Plain old grilled-vegetable skewers may sound about as exciting as standard-issue potato salad, but a punchy balsamic vinaigrette is just the thing to liven them up. A medley of vegetables—zucchini, squash, red onion, bell peppers, and grape tomatoes—get tossed with the vinaigrette before they're grilled and dressed with it after, to maximize the impact of the vinaigrette's flavor.
This salad is tailor-made for cookouts, particularly because most of the work—making a quick vinaigrette and adding radishes, scallions, and red peppers—can be done in advance. All that's left to do after that is quickly char the green beans and incorporate them into the salad. That basic technique works with all sorts of other ingredient combinations, too; try a variation made with grilled broccolini, pickled chili peppers, olive oil, red onion, and lemon juice.
Served raw, radicchio and trevisano are a little too bitter for my tastes, but on the grill they become sweet and succulent. In this simple recipe, we char halved heads of radicchio and serve them with olive oil, gorgonzola, and saba, a sweet syrup made from grape must, though any sort of balsamic vinegar–based condiment will work in its place. Want a vegan variation? Try dressing grilled radicchio or trevisano with a sour-sweet cherry gastrique instead, for a bold mix of flavors that's a great accompaniment to whole grilled fish, grilled chicken, or other simple mains.

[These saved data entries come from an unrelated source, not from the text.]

template <int NW, bool DROP>
__global__ __launch_bounds__(64 * NW, 4) void attn_fwd2_kernel(AttnArgs a) {
  constexpr int QT = 2;
  constexpr int NT = 64 * NW;
  constexpr int CPT = (512 + NT - 1) / NT;
  __shared__ __attribute__((aligned(16))) bf16_raw s_k[2][F2_TILE];
  __shared__ __attribute__((aligned(16))) bf16_raw s_v[2][F2_TILE];
  __shared__ __attribute__((aligned(16))) float s_mask[2][TK];
  const int tid = threadIdx.x, lane = tid & 63, g = lane >> 4, c = lane & 15;
  const int w = __builtin_amdgcn_readfirstlane(tid >> 6);
  int blk, h, b;
  attn_decode_block(a, blk, h, b);
  const int qbase = blk * (16 * QT * NW) + w * (16 * QT);
  const bf16_raw* qp = (const bf16_raw*)a.q + (size_t)b * a.bsq + h * ATTN_D;
  const bf16_raw* kp = (const bf16_raw*)a.k + (size_t)b * a.bsk + h * ATTN_D;
  const bf16_raw* vp = (const bf16_raw*)a.v + (size_t)b * a.bsv + h * ATTN_D;
  const float sc2 = a.scale * LOG2E;
  const float inv_scale = 1.0f / a.scale;

  bf16x8 qf[QT][2];
  int qrow[QT];
#pragma unroll
  for (int qt = 0; qt < QT; ++qt) {
    qrow[qt] = qbase + qt * 16 + c;
    const int r = qrow[qt] < a.Lq ? qrow[qt] : a.Lq - 1;
#pragma unroll
    for (int ks = 0; ks < 2; ++ks) qf[qt][ks] = as_bf16x8(ld_frag_global(qp, a.ldq, r, ks * 32 + g * 8));
  }
  bb_cu64p wq[QT];
  if (DROP) {
#pragma unroll
    for (int qt = 0; qt < QT; ++qt) {
      int q16 = (qbase >> 4) + qt;
      q16 = q16 < a.nq16 ? q16 : a.nq16 - 1;
      wq[qt] = (bb_cu64p)(uintptr_t)(a.drop_bits + ((size_t)(b * a.nh + h) * a.nq16 + q16) * a.nk64 * 16);
    }
  }
  f32x4 oacc[QT][4];
  float m_run[QT], nm[QT], l_run[QT];
#pragma unroll
  for (int qt = 0; qt < QT; ++qt) {
    m_run[qt] = -INFINITY;
    nm[qt] = 0.f;
    l_run[qt] = 0.f;
#pragma unroll
    for (int dt = 0; dt < 4; ++dt) oacc[qt][dt] = (f32x4){0.f, 0.f, 0.f, 0.f};
  }

  auto mask_of = [&](int kv0) -> float {
    const int key = kv0 + tid;
    if (tid >= TK || key >= a.Lk) return -INFINITY;
    return a.key_mask ? a.key_mask[(size_t)b * a.Lk + key] * inv_scale : 0.f;
  };
  uint4 kreg[CPT], vreg[CPT];
  float mreg;
  auto stage_load = [&](int kv0) {
#pragma unroll
    for (int i = 0; i < CPT; ++i) {
      const int ch = tid + i * NT, row = ch >> 3, d0 = (ch & 7) * 8;
      kreg[i] = vreg[i] = make_uint4(0, 0, 0, 0);
      if (ch < 512 && kv0 + row < a.Lk) {
        kreg[i] = ld_frag_global(kp, a.ldk, kv0 + row, d0);
        vreg[i] = ld_frag_global(vp, a.ldv, kv0 + row, d0);
      }
    }
    mreg = mask_of(kv0);
  };
  auto stage_store = [&](int buf) {
#pragma unroll
    for (int i = 0; i < CPT; ++i) {
      const int ch = tid + i * NT, row = ch >> 3, d0 = (ch & 7) * 8;
      if (ch < 512) {
        *reinterpret_cast<uint4*>(s_k[buf] + f2_off(row, ch & 7)) = kreg[i];
        *reinterpret_cast<uint4*>(s_v[buf] + f2_off(row, ch & 7)) = vreg[i];
      }
    }
    if (tid < TK) s_mask[buf][tid] = mreg;
  };
  stage_load(0);
  stage_store(0);
  if (TK < a.Lk) stage_load(TK);
  __syncthreads();

  uint64_t kw[8];
#pragma unroll
  for (int i = 0; i < 8; ++i) kw[i] = DROP ? wq[0][i] : 0;
  for (int kv0 = 0, cur = 0; kv0 < a.Lk; kv0 += TK, cur ^= 1) {
    const bf16_raw* ck = s_k[cur];
    const bf16_raw* cv = s_v[cur];
    const float* cmask = s_mask[cur];
#pragma unroll
    for (int hh = 0; hh < 2; ++hh) {
      f32x4 sacc[QT][2];
#pragma unroll
      for (int tt = 0; tt < 2; ++tt) {
        const int t = 2 * hh + tt;
        const float4 mk = *reinterpret_cast<const float4*>(&cmask[t * 16 + g * 4]);
#pragma unroll
        for (int qt = 0; qt < QT; ++qt) sacc[qt][tt] = (f32x4){mk.x, mk.y, mk.z, mk.w};
#pragma unroll
        for (int ks = 0; ks < 2; ++ks) {
          const bf16x8 kf = f2_frag_rows(ck, t, ks, lane);
#pragma unroll
          for (int qt = 0; qt < QT; ++qt) sacc[qt][tt] = mfma16(kf, qf[qt][ks], sacc[qt][tt]);
        }
      }
      if (hh == 0 && kv0 + TK < a.Lk) {
        stage_store(cur ^ 1);
        if (kv0 + 2 * TK < a.Lk) stage_load(kv0 + 2 * TK);
      }
      float lm[QT];
      bool grow = false;
#pragma unroll
      for (int qt = 0; qt < QT; ++qt) {
        const f32x4 s0 = sacc[qt][0], s1 = sacc[qt][1];
        lm[qt] = max3f(max3f(s0[0], s0[1], s0[2]), max3f(s0[3], s1[0], s1[1]), fmaxf(s1[2], s1[3])) * sc2;
        grow |= lm[qt] > m_run[qt] + FWD2_THR;
      }
      if (__any(grow)) {
#pragma unroll
        for (int qt = 0; qt < QT; ++qt) {
          const float m_new = fmaxf(m_run[qt], quad_max(lm[qt]));
          const float nm_new = (m_new == -INFINITY) ? 0.f : -m_new;
          const float alpha = fast_exp2(m_run[qt] + nm_new);
          m_run[qt] = m_new;
          nm[qt] = nm_new;
          l_run[qt] *= alpha;
#pragma unroll
          for (int dt = 0; dt < 4; ++dt) oacc[qt][dt] *= alpha;
        }
      }
      bf16x8 pb[QT];
#pragma unroll
      for (int qt = 0; qt < QT; ++qt) {
        uint64_t kwn[8];
        if (DROP) {
          const int kvn = (qt + 1 < QT || hh == 0) ? kv0 : (kv0 + TK < a.Lk ? kv0 + TK : kv0);
          const int hn = qt + 1 < QT ? hh : hh ^ 1, qn = qt + 1 < QT ? qt + 1 : 0;
#pragma unroll
          for (int i = 0; i < 8; ++i) kwn[i] = wq[qn][(kvn >> 6) * 16 + hn * 8 + i];
          __builtin_amdgcn_sched_barrier(0);
        }
        float psum = 0.f;
#pragma unroll
        for (int tt = 0; tt < 2; ++tt)
#pragma unroll
          for (int r = 0; r < 4; ++r) {
            float p = fast_exp2(fmaf(sacc[qt][tt][r], sc2, nm[qt]));
            psum += p;
            if (DROP) p = drop_select(p, kw[tt * 4 + r]);
            sacc[qt][tt][r] = p;
          }
        l_run[qt] += psum;
        pb[qt] = pack_pair(sacc[qt][0], sacc[qt][1]);
        if (DROP) {
#pragma unroll
          for (int i = 0; i < 8; ++i) kw[i] = kwn[i];
        }
      }
#pragma unroll
      for (int dt = 0; dt < 4; ++dt) {
        const bf16x8 vf = f2_frag_tr(cv, 32 * hh + 4 * g, 32 * hh + 16 + 4 * g, dt * 16, lane);
#pragma unroll
        for (int qt = 0; qt < QT; ++qt) oacc[qt][dt] = mfma16(vf, pb[qt], oacc[qt][dt]);
      }

    }
    __syncthreads();
  }

  const float ks = DROP ? a.keep_scale : 1.0f;
#pragma unroll
  for (int qt = 0; qt < QT; ++qt) {
    const float l = quad_sum(l_run[qt]);
    const float inv = ks / l;
    if (qrow[qt] < a.Lq) {
      bf16_raw* op = (bf16_raw*)a.o + (size_t)b * a.bso + (size_t)qrow[qt] * a.ldo + h * ATTN_D;
#pragma unroll
      for (int dt = 0; dt < 4; ++dt)
        st4<bf16_raw>(op + dt * 16 + g * 4, make_float4(oacc[qt][dt][0] * inv, oacc[qt][dt][1] * inv,
                                                         oacc[qt][dt][2] * inv, oacc[qt][dt][3] * inv));
      if (a.lse && g == 0) a.lse[((size_t)b * a.nh + h) * a.Lq + qrow[qt]] = (log2f(l) - nm[qt]) * LN2;
    }
  }
}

If you're grilling up yakitori for your cookout and already have a batch of homemade teriyaki sauce ready, it's the easiest thing in the world to throw on a batch of shishito peppers for a side dish. Double-skewer the peppers to make them easier to flip, grill them for just a couple of minutes until they're browned and crisp, brush with teriyaki sauce, and you're ready to eat.
Chimichurri, the Argentinean herb sauce usually made with parsley, can play multiple roles at a cookout, as it's equally good with grilled meat or vegetables. Here, we dress up humble grilled zucchini and summer squash with a piquant mix of onion, garlic, red wine vinegar, parsley, cilantro, and jalapeños for heat.